Homework should be turned in at the BEGINNING OF CLASS. All problem numbers refer to Bilodeau and Thie's book, the required text for the course. You should write up solutions neatly to all problems, paying particular attention to your arguments and proofs. A nonempty subset will be graded. You are strongly encouraged to work on these problems with other classmates, although the solutions you turn in should be your own work.

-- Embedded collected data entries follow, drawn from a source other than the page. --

# OpenMendel/MendelIHT.jl

Measured on NVIDIA B200. Metric: iht_iterations_per_sec, higher is better.
Workload: dtype f64 (sweep: f32 LUT partials per slab of 640 samples (512 without the ternary copy), f64 across slabs; top-k candidates re-scored in f64)

## Files before the change

### include/ihtb200.h

```cpp
#ifndef IHTB200_H
#define IHTB200_H

#include <stdint.h>

#ifdef __cplusplus
extern "C" {
#endif

#define IHTB_OK          0
#define IHTB_EINVAL     -1
#define IHTB_EDIM       -2
#define IHTB_EDOMAIN    -3
#define IHTB_ENUMERIC   -4
#define IHTB_ECUDA      -5
#define IHTB_ENOMEM     -6
#define IHTB_EUNSUPPORTED -7

enum { IHTB_NORMAL = 0, IHTB_BERNOULLI = 1, IHTB_POISSON = 2, IHTB_NEGBIN = 3 };
enum { IHTB_LINK_IDENTITY = 0, IHTB_LINK_LOGIT = 1, IHTB_LINK_LOG = 2, IHTB_LINK_PROBIT = 3,
       IHTB_LINK_CLOGLOG = 4, IHTB_LINK_CAUCHIT = 5, IHTB_LINK_SQRT = 6, IHTB_LINK_INVERSE = 7,
       IHTB_LINK_INVSQ = 8 };
enum { IHTB_SWEEP_FAST = 0, IHTB_SWEEP_EXACT = 1, IHTB_SWEEP_PAIR = 2 };

typedef struct ihtb_geno ihtb_geno;
typedef struct ihtb_fit ihtb_fit;
typedef struct ihtb_mvfit ihtb_mvfit;
typedef struct ihtb_comm ihtb_comm;

typedef struct ihtb_cfg {
    int32_t dist;
    int32_t link;
    int64_t k;
    double  nb_r;
    double  tol;
    int32_t max_iter;
    int32_t min_iter;
    int32_t max_step;
    int32_t sweep_mode;
    int32_t est_r;
    int32_t debias;
} ihtb_cfg;

typedef struct ihtb_result {
    double  time;
    double  logl;
    int64_t iter;
    double  sigma_g;
    int64_t n_sweeps;
    int64_t n_backtracks;
    double  sweep_seconds;
    int64_t n_launches;
    int64_t n_steps;
} ihtb_result;

typedef struct ihtb_iter_trace {
    double  logl;
    double  tol;
    double  eta;
    int32_t backtracks;
    int32_t n_candidates;
} ihtb_iter_trace;

int32_t ihtb_version(void);
int32_t ihtb_last_error(char* buf, int64_t cap);
int32_t ihtb_device_count(int32_t* count);
int32_t ihtb_set_device(int32_t device);
int32_t ihtb_launch_count(int64_t* count);

int32_t ihtb_geno_create(const uint8_t* bed_cols, int64_t n, int64_t p, int64_t col_stride_bytes,
                         int32_t center, int32_t scale, int32_t impute, ihtb_geno** out);
int32_t ihtb_geno_create_empty(int64_t n, int64_t p, int32_t center, int32_t scale, int32_t impute, ihtb_geno** out);
int32_t ihtb_geno_load_columns(ihtb_geno* g, const uint8_t* bed_cols, int64_t col_stride_bytes, int64_t j_first,
                               int64_t ncols);
int32_t ihtb_geno_finalize(ihtb_geno* g);
int32_t ihtb_geno_create_synthetic(int64_t n, int64_t p_local, int64_t j0, uint64_t seed, double missing_rate,
                                   ihtb_geno** out);
int32_t ihtb_synth_host(int64_t n, int64_t ncols, int64_t j0, uint64_t seed, double missing_rate, uint8_t* out);
int32_t ihtb_geno_dims(const ihtb_geno* g, int64_t* n, int64_t* p);
int32_t ihtb_geno_stats(const ihtb_geno* g, double* mu, double* sigma_inv, int64_t* n_missing);
int32_t ihtb_geno_counts(const ihtb_geno* g, int64_t* counts_4_by_p);
int32_t ihtb_geno_maf(const ihtb_geno* g, double* maf);
int32_t ihtb_geno_decode(const ihtb_geno* g, int64_t i0, int64_t i1, int64_t j0, int64_t j1, double* out_colmajor);
int32_t ihtb_geno_packed(const ihtb_geno* g, int64_t j0, int64_t j1, uint8_t* out);
int32_t ihtb_xt_v(const ihtb_geno* g, const double* V, int64_t m, double* out, int32_t sweep_mode);
int32_t ihtb_x_support(const ihtb_geno* g, const int64_t* idx, int64_t k, const double* coef, int64_t m, double* out);
int32_t ihtb_sweep_bench(const ihtb_geno* g, int32_t sweep_mode, int32_t warmup, int32_t reps, double* ms_kernel,
                         double* ms_total);
int32_t ihtb_geno_sweep_stream_bytes(const ihtb_geno* g, int64_t* bytes, int32_t* ternary);
int32_t ihtb_geno_ternary_tiles(const ihtb_geno* g, uint8_t* out, int64_t out_bytes);
int32_t ihtb_gather_bench(const ihtb_geno* g, int64_t ncols, int32_t reps, double* ms_per_call, double* max_rel_diff);
int32_t ihtb_geno_destroy(ihtb_geno* g);

enum { IHTB_DENSE_F64 = 0, IHTB_DENSE_F32 = 1 };
int32_t ihtb_geno_create_dense(const void* x, int32_t dtype, int64_t n, int64_t p, int64_t ld, int32_t standardize,
                               ihtb_geno** out);
int32_t ihtb_geno_create_dense_empty(int64_t n, int64_t p, int32_t dtype, int32_t standardize, ihtb_geno** out);
int32_t ihtb_geno_load_dense_columns(ihtb_geno* g, const void* x, int64_t ld, int64_t j_first, int64_t ncols);

int32_t ihtb_fit_create(const ihtb_geno* g, const double* y, const double* z, int64_t q, const uint8_t* zkeep,
                        const ihtb_cfg* cfg, ihtb_fit** out);
int32_t ihtb_fit_create_sharded(const ihtb_geno* g, ihtb_comm* comm, int64_t p_global, const double* y,
                                const double* z, int64_t q, const uint8_t* zkeep, const ihtb_cfg* cfg, ihtb_fit** out);
int32_t ihtb_fit_set_weights(ihtb_fit* f, const double* weight);
int32_t ihtb_fit_set_groups(ihtb_fit* f, const int32_t* group, int32_t J, const int64_t* ks, int64_t n_groups);
int32_t ihtb_fit_set_k(ihtb_fit* f, int64_t k);
int32_t ihtb_fit_init(ihtb_fit* f, const uint8_t* train_mask);
int32_t ihtb_fit_init_beta(ihtb_fit* f, const uint8_t* train_mask);
int32_t ihtb_fit_run(ihtb_fit* f, ihtb_result* result, ihtb_iter_trace* trace, int64_t trace_cap);
int32_t ihtb_fit_get(const ihtb_fit* f, double* beta, double* c, double* mu, double* xb);
int32_t ihtb_fit_get_sparse(const ihtb_fit* f, int64_t* idx, double* val, int64_t cap, int64_t* nnz);
int32_t ihtb_fit_predict(ihtb_fit* f, const uint8_t* test_mask, double* deviance);
int32_t ihtb_fit_timer(ihtb_fit* f, int32_t which, double* ms);
int32_t ihtb_fit_phase_times(const ihtb_fit* f, double* out4);
int32_t ihtb_fit_destroy(ihtb_fit* f);

int32_t ihtb_mvfit_create(const ihtb_geno* g, const double* Y, int64_t r, const double* z, int64_t q,
                          const ihtb_cfg* cfg, ihtb_mvfit** out);
int32_t ihtb_mvfit_create_sharded(const ihtb_geno* g, ihtb_comm* comm, int64_t p_global, const double* Y, int64_t r,
                                  const double* z, int64_t q, const ihtb_cfg* cfg, ihtb_mvfit** out);
int32_t ihtb_mvfit_set_k(ihtb_mvfit* f, int64_t k);
int32_t ihtb_mvfit_init(ihtb_mvfit* f, const uint8_t* train_mask);
int32_t ihtb_mvfit_init_beta(ihtb_mvfit* f, const uint8_t* train_mask);
int32_t ihtb_mvfit_run(ihtb_mvfit* f, ihtb_result* result, ihtb_iter_trace* trace, int64_t trace_cap);
int32_t ihtb_mvfit_get(const ihtb_mvfit* f, double* beta, double* c, double* Sigma, double* sigma_g);
int32_t ihtb_mvfit_predict(ihtb_mvfit* f, const uint8_t* test_mask, double* mse);
int32_t ihtb_mvfit_destroy(ihtb_mvfit* f);

int32_t ihtb_cv_run(const ihtb_geno* g, const double* y, const double* z, int64_t q, const uint8_t* zkeep,
                    const ihtb_cfg* cfg, const int32_t* folds, int32_t nfolds, const int64_t* path, int64_t npath,
                    const double* weight, double* mses, int64_t* iters);

enum { IHTB_MULTI_SHARD = 0, IHTB_MULTI_REPLICATE = 1 };
typedef struct ihtb_mgeno ihtb_mgeno;
typedef struct ihtb_mfit ihtb_mfit;
int32_t ihtb_mgeno_create(const uint8_t* bed_cols, int64_t n, int64_t p, int64_t col_stride_bytes, int32_t center,
                          int32_t scale, int32_t impute, int32_t ngpu, const int32_t* devices, int32_t mode,
                          ihtb_mgeno** out);
int32_t ihtb_mgeno_create_synthetic(int64_t n, int64_t p, uint64_t seed, double missing_rate, int32_t ngpu,
                                    const int32_t* devices, int32_t mode, ihtb_mgeno** out);
int32_t ihtb_mgeno_info(const ihtb_mgeno* g, int32_t* ngpu, int32_t* mode, int64_t* n, int64_t* p);
int32_t ihtb_mgeno_part(const ihtb_mgeno* g, int32_t i, ihtb_geno** part, int32_t* device, int64_t* j0);
int32_t ihtb_mgeno_destroy(ihtb_mgeno* g);
int32_t ihtb_mfit_create(const ihtb_mgeno* g, const double* y, const double* z, int64_t q, const uint8_t* zkeep,
                         const ihtb_cfg* cfg, ihtb_mfit** out);
int32_t ihtb_mfit_set_weights(ihtb_mfit* f, const double* weight);
int32_t ihtb_mfit_set_groups(ihtb_mfit* f, const int32_t* group, int32_t J, const int64_t* ks, int64_t n_groups);
int32_t ihtb_mfit_set_k(ihtb_mfit* f, int64_t k);
int32_t ihtb_mfit_init(ihtb_mfit* f, const uint8_t* train_mask, int32_t init_beta);
int32_t ihtb_mfit_run(ihtb_mfit* f, ihtb_result* result, ihtb_iter_trace* trace, int64_t trace_cap);
int32_t ihtb_mfit_get(const ihtb_mfit* f, double* beta, double* c, double* mu, double* xb);
int32_t ihtb_mfit_get_sparse(const ihtb_mfit* f, int64_t* idx, double* val, int64_t cap, int64_t* nnz);
int32_t ihtb_mfit_predict(ihtb_mfit* f, const uint8_t* test_mask, double* deviance);
int32_t ihtb_mfit_timer(ihtb_mfit* f, int32_t which, double* ms);
int32_t ihtb_mfit_destroy(ihtb_mfit* f);
typedef struct ihtb_mmvfit ihtb_mmvfit;
int32_t ihtb_mmvfit_create(const ihtb_mgeno* g, const double* Y, int64_t r, const double* z, int64_t q,
                           const ihtb_cfg* cfg, ihtb_mmvfit** out);
int32_t ihtb_mmvfit_set_k(ihtb_mmvfit* f, int64_t k);
int32_t ihtb_mmvfit_init(ihtb_mmvfit* f, const uint8_t* train_mask, int32_t init_beta);
int32_t ihtb_mmvfit_run(ihtb_mmvfit* f, ihtb_result* result, ihtb_iter_trace* trace, int64_t trace_cap);
int32_t ihtb_mmvfit_get(const ihtb_mmvfit* f, double* beta, double* c, double* Sigma, double* sigma_g);
int32_t ihtb_mmvfit_predict(ihtb_mmvfit* f, const uint8_t* test_mask, double* mse);
int32_t ihtb_mmvfit_destroy(ihtb_mmvfit* f);
int32_t ihtb_mcv_run(const ihtb_mgeno* g, const double* y, const double* z, int64_t q, const uint8_t* zkeep,
                     const ihtb_cfg* cfg, const int32_t* folds, int32_t nfolds, const int64_t* path, int64_t npath,
                     const double* weight, double* mses, int64_t* iters, double* busy_seconds);

int32_t ihtb_comm_unique_id(const char* nccl_lib_path, uint8_t* out128);
int32_t ihtb_comm_create(const char* nccl_lib_path, const uint8_t* id128, int32_t rank, int32_t nranks, ihtb_comm** out);
int32_t ihtb_comm_destroy(ihtb_comm* c);
int32_t ihtb_comm_stats(const ihtb_comm* c, int64_t* peer_memory_collectives, int64_t* nccl_calls);
int32_t ihtb_comm_allreduce_bench(ihtb_comm* c, int64_t n, int32_t reps, int32_t use_p2p, double* us_per_op);
int32_t ihtb_geno_set_offset(ihtb_geno* g, int64_t j0);

#ifdef __cplusplus
}
#endif
#endif
```

### mendeliht.jl_b200/__init__.py

```python
from . import _lib, synth
from ._lib import (SWEEP_EXACT, SWEEP_FAST, SWEEP_PAIR, CudaError, DimensionMismatch, IHTBError, NumericError, device_count,
                   launch_count, load)
from .api import (BERNOULLI, NEGBIN, NORMAL, POISSON, B200DenseLinAlg, B200MultiSnpLinAlg, B200SnpLinAlg, IHTResult, IHTVariable, mIHTResult, mIHTVariable,
                  is_multivariate, allocate_fold_and_k,
                  canonicallink, cross_validate, cv_iht, cv_run, fit_iht, iht, maf_weights, meanloss, parse_covariates)

__all__ = ["B200SnpLinAlg", "B200DenseLinAlg", "B200MultiSnpLinAlg", "IHTResult", "IHTVariable", "fit_iht", "cv_iht", "cv_run", "allocate_fold_and_k", "meanloss",
           "canonicallink", "maf_weights", "iht", "cross_validate", "parse_covariates", "NORMAL", "BERNOULLI", "POISSON", "NEGBIN", "SWEEP_FAST", "SWEEP_EXACT", "SWEEP_PAIR", "load",
           "device_count", "launch_count", "IHTBError", "DimensionMismatch", "NumericError", "CudaError", "synth"]
```

### mendeliht.jl_b200/_lib.py

```python
from __future__ import annotations

import ctypes as C
import os

import numpy as np

HERE = os.path.dirname(os.path.abspath(__file__))
LIB_PATH = os.path.join(HERE, "libihtb200.so")

IHTB_OK, IHTB_EINVAL, IHTB_EDIM, IHTB_EDOMAIN, IHTB_ENUMERIC, IHTB_ECUDA, IHTB_ENOMEM, IHTB_EUNSUPPORTED = (
    0, -1, -2, -3, -4, -5, -6, -7)
SWEEP_FAST, SWEEP_EXACT, SWEEP_PAIR = 0, 1, 2
DENSE_F64, DENSE_F32 = 0, 1


class IHTBError(RuntimeError):
    def __init__(self, code, msg):
        super().__init__(msg)
        self.code = code


class DimensionMismatch(IHTBError, ValueError):
    pass


class NumericError(IHTBError, FloatingPointError):
    pass


class CudaError(IHTBError):
    pass


_EXC = {IHTB_EINVAL: IHTBError, IHTB_EDIM: DimensionMismatch, IHTB_EDOMAIN: IHTBError, IHTB_ENUMERIC: NumericError,
        IHTB_ECUDA: CudaError, IHTB_ENOMEM: IHTBError, IHTB_EUNSUPPORTED: IHTBError}


class Cfg(C.Structure):
    _fields_ = [("dist", C.c_int32), ("link", C.c_int32), ("k", C.c_int64), ("nb_r", C.c_double),
                ("tol", C.c_double), ("max_iter", C.c_int32), ("min_iter", C.c_int32), ("max_step", C.c_int32),
                ("sweep_mode", C.c_int32), ("est_r", C.c_int32), ("debias", C.c_int32)]


class Result(C.Structure):
    _fields_ = [("time", C.c_double), ("logl", C.c_double), ("iter", C.c_int64), ("sigma_g", C.c_double),
                ("n_sweeps", C.c_int64), ("n_backtracks", C.c_int64), ("sweep_seconds", C.c_double),
                ("n_launches", C.c_int64), ("n_steps", C.c_int64)]


class IterTrace(C.Structure):
    _fields_ = [("logl", C.c_double), ("tol", C.c_double), ("eta", C.c_double), ("backtracks", C.c_int32),
                ("n_candidates", C.c_int32)]


_p = C.c_void_p
_pp = C.POINTER(C.c_void_p)
_f64 = C.POINTER(C.c_double)
_i64 = C.POINTER(C.c_int64)
_u8 = C.POINTER(C.c_uint8)

SIGNATURES = {
    "ihtb_version": [],
    "ihtb_last_error": [C.c_char_p, C.c_int64],
    "ihtb_device_count": [C.POINTER(C.c_int32)],
    "ihtb_set_device": [C.c_int32],
    "ihtb_launch_count": [_i64],
    "ihtb_geno_create": [_u8, C.c_int64, C.c_int64, C.c_int64, C.c_int32, C.c_int32, C.c_int32, _pp],
    "ihtb_geno_create_empty": [C.c_int64, C.c_int64, C.c_int32, C.c_int32, C.c_int32, _pp],
    "ihtb_geno_load_columns": [_p, _u8, C.c_int64, C.c_int64, C.c_int64],
    "ihtb_geno_finalize": [_p],
    "ihtb_geno_counts": [_p, _i64],
    "ihtb_geno_maf": [_p, _f64],
    "ihtb_geno_create_synthetic": [C.c_int64, C.c_int64, C.c_int64, C.c_uint64, C.c_double, _pp],
    "ihtb_synth_host": [C.c_int64, C.c_int64, C.c_int64, C.c_uint64, C.c_double, _u8],
    "ihtb_geno_dims": [_p, _i64, _i64],
    "ihtb_geno_stats": [_p, _f64, _f64, _i64],
    "ihtb_geno_decode": [_p, C.c_int64, C.c_int64, C.c_int64, C.c_int64, _f64],
    "ihtb_geno_packed": [_p, C.c_int64, C.c_int64, _u8],
    "ihtb_xt_v": [_p, _f64, C.c_int64, _f64, C.c_int32],
    "ihtb_x_support": [_p, _i64, C.c_int64, _f64, C.c_int64, _f64],
    "ihtb_sweep_bench": [_p, C.c_int32, C.c_int32, C.c_int32, _f64, _f64],
    "ihtb_geno_sweep_stream_bytes": [_p, C.POINTER(C.c_int64), C.POINTER(C.c_int32)],
    "ihtb_gather_bench": [_p, C.c_int64, C.c_int32, _f64, _f64],
    "ihtb_geno_ternary_tiles": [_p, _u8, C.c_int64],
    "ihtb_geno_destroy": [_p],
    "ihtb_geno_create_dense": [_p, C.c_int32, C.c_int64, C.c_int64, C.c_int64, C.c_int32, _pp],
    "ihtb_geno_create_dense_empty": [C.c_int64, C.c_int64, C.c_int32, C.c_int32, _pp],
    "ihtb_geno_load_dense_columns": [_p, _p, C.c_int64, C.c_int64, C.c_int64],
    "ihtb_fit_create": [_p, _f64, _f64, C.c_int64, _u8, C.POINTER(Cfg), _pp],
    "ihtb_fit_create_sharded": [_p, _p, C.c_int64, _f64, _f64, C.c_int64, _u8, C.POINTER(Cfg), _pp],
    "ihtb_fit_set_weights": [_p, _f64],
    "ihtb_fit_set_groups": [_p, C.POINTER(C.c_int32), C.c_int32, _i64, C.c_int64],
    "ihtb_fit_set_k": [_p, C.c_int64],
    "ihtb_fit_init": [_p, _u8],
    "ihtb_fit_init_beta": [_p, _u8],
    "ihtb_fit_run": [_p, C.POINTER(Result), C.POINTER(IterTrace), C.c_int64],
    "ihtb_fit_get": [_p, _f64, _f64, _f64, _f64],
    "ihtb_fit_get_sparse": [_p, C.POINTER(C.c_int64), _f64, C.c_int64, C.POINTER(C.c_int64)],
    "ihtb_fit_predict": [_p, _u8, _f64],
    "ihtb_fit_timer": [_p, C.c_int32, _f64],
    "ihtb_fit_phase_times": [_p, _f64],
    "ihtb_fit_destroy": [_p],
    "ihtb_cv_run": [_p, _f64, _f64, C.c_int64, _u8, C.POINTER(Cfg), C.POINTER(C.c_int32), C.c_int32, _i64, C.c_int64,
                    _f64, _f64, _i64],
    "ihtb_mvfit_create": [_p, _f64, C.c_int64, _f64, C.c_int64, C.POINTER(Cfg), _pp],
    "ihtb_mvfit_create_sharded": [_p, _p, C.c_int64, _f64, C.c_int64, _f64, C.c_int64, C.POINTER(Cfg), _pp],
    "ihtb_mvfit_set_k": [_p, C.c_int64],
    "ihtb_mvfit_init": [_p, _u8],
    "ihtb_mvfit_init_beta": [_p, _u8],
    "ihtb_mvfit_run": [_p, C.POINTER(Result), C.POINTER(IterTrace), C.c_int64],
    "ihtb_mvfit_get": [_p, _f64, _f64, _f64, _f64],
    "ihtb_mvfit_predict": [_p, _u8, _f64],
    "ihtb_mvfit_destroy": [_p],
    "ihtb_comm_unique_id": [C.c_char_p, _u8],
    "ihtb_comm_create": [C.c_char_p, _u8, C.c_int32, C.c_int32, _pp],
    "ihtb_comm_destroy": [_p],
    "ihtb_comm_stats": [_p, _i64, _i64],
    "ihtb_comm_allreduce_bench": [_p, C.c_int64, C.c_int32, C.c_int32, _f64],
    "ihtb_geno_set_offset": [_p, C.c_int64],
    "ihtb_mgeno_create": [_u8, C.c_int64, C.c_int64, C.c_int64, C.c_int32, C.c_int32, C.c_int32, C.c_int32,
                          C.POINTER(C.c_int32), C.c_int32, _pp],
    "ihtb_mgeno_create_synthetic": [C.c_int64, C.c_int64, C.c_uint64, C.c_double, C.c_int32, C.POINTER(C.c_int32),
                                    C.c_int32, _pp],
    "ihtb_mgeno_info": [_p, C.POINTER(C.c_int32), C.POINTER(C.c_int32), _i64, _i64],
    "ihtb_mgeno_part": [_p, C.c_int32, _pp, C.POINTER(C.c_int32), _i64],
    "ihtb_mgeno_destroy": [_p],
    "ihtb_mfit_create": [_p, _f64, _f64, C.c_int64, _u8, C.POINTER(Cfg), _pp],
    "ihtb_mfit_set_weights": [_p, _f64],
    "ihtb_mfit_set_groups": [_p, C.POINTER(C.c_int32), C.c_int32, _i64, C.c_int64],
    "ihtb_mfit_set_k": [_p, C.c_int64],
    "ihtb_mfit_init": [_p, _u8, C.c_int32],
    "ihtb_mfit_run": [_p, C.POINTER(Result), C.POINTER(IterTrace), C.c_int64],
    "ihtb_mfit_get": [_p, _f64, _f64, _f64, _f64],
    "ihtb_mfit_get_sparse": [_p, C.POINTER(C.c_int64), _f64, C.c_int64, C.POINTER(C.c_int64)],
    "ihtb_mfit_predict": [_p, _u8, _f64],
    "ihtb_mfit_timer": [_p, C.c_int32, _f64],
    "ihtb_mfit_destroy": [_p],
    "ihtb_mmvfit_create": [_p, _f64, C.c_int64, _f64, C.c_int64, C.POINTER(Cfg), _pp],
    "ihtb_mmvfit_set_k": [_p, C.c_int64],
    "ihtb_mmvfit_init": [_p, _u8, C.c_int32],
    "ihtb_mmvfit_run": [_p, C.POINTER(Result), C.POINTER(IterTrace), C.c_int64],
    "ihtb_mmvfit_get": [_p, _f64, _f64, _f64, _f64],
    "ihtb_mmvfit_predict": [_p, _u8, _f64],
    "ihtb_mmvfit_destroy": [_p],
    "ihtb_mcv_run": [_p, _f64, _f64, C.c_int64, _u8, C.POINTER(Cfg), C.POINTER(C.c_int32), C.c_int32, _i64, C.c_int64,
                     _f64, _f64, _i64, _f64],
}
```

Problems: 1 (parts b, c, g, l), 11b, 11d
Hint: When computing the necessary limits in problem #1, try rearranging the expression to make use of limits we already know. For example, in 1a (not assigned) you could multiply top and bottom of the fraction by 2, and write a(x) = 2 times (sin 2x)/(2x). We then can apply the Big Limit Theorem to conclude lim x -> 0 of a(x) = 2.
Problems: 6, 12, 13, 17
Hint: Problem #13 is a standard problem in Dynamical Systems. For part (a), apply the IVT to the function g(x) = f(x) - x. You may assume that f(0) > 0 and f(1) < 1, otherwise the proof is trivial. (Why?) For part (b), draw a picture. Remember that for the True/False questions, if its True, give a proof, if its False, give a counterexample.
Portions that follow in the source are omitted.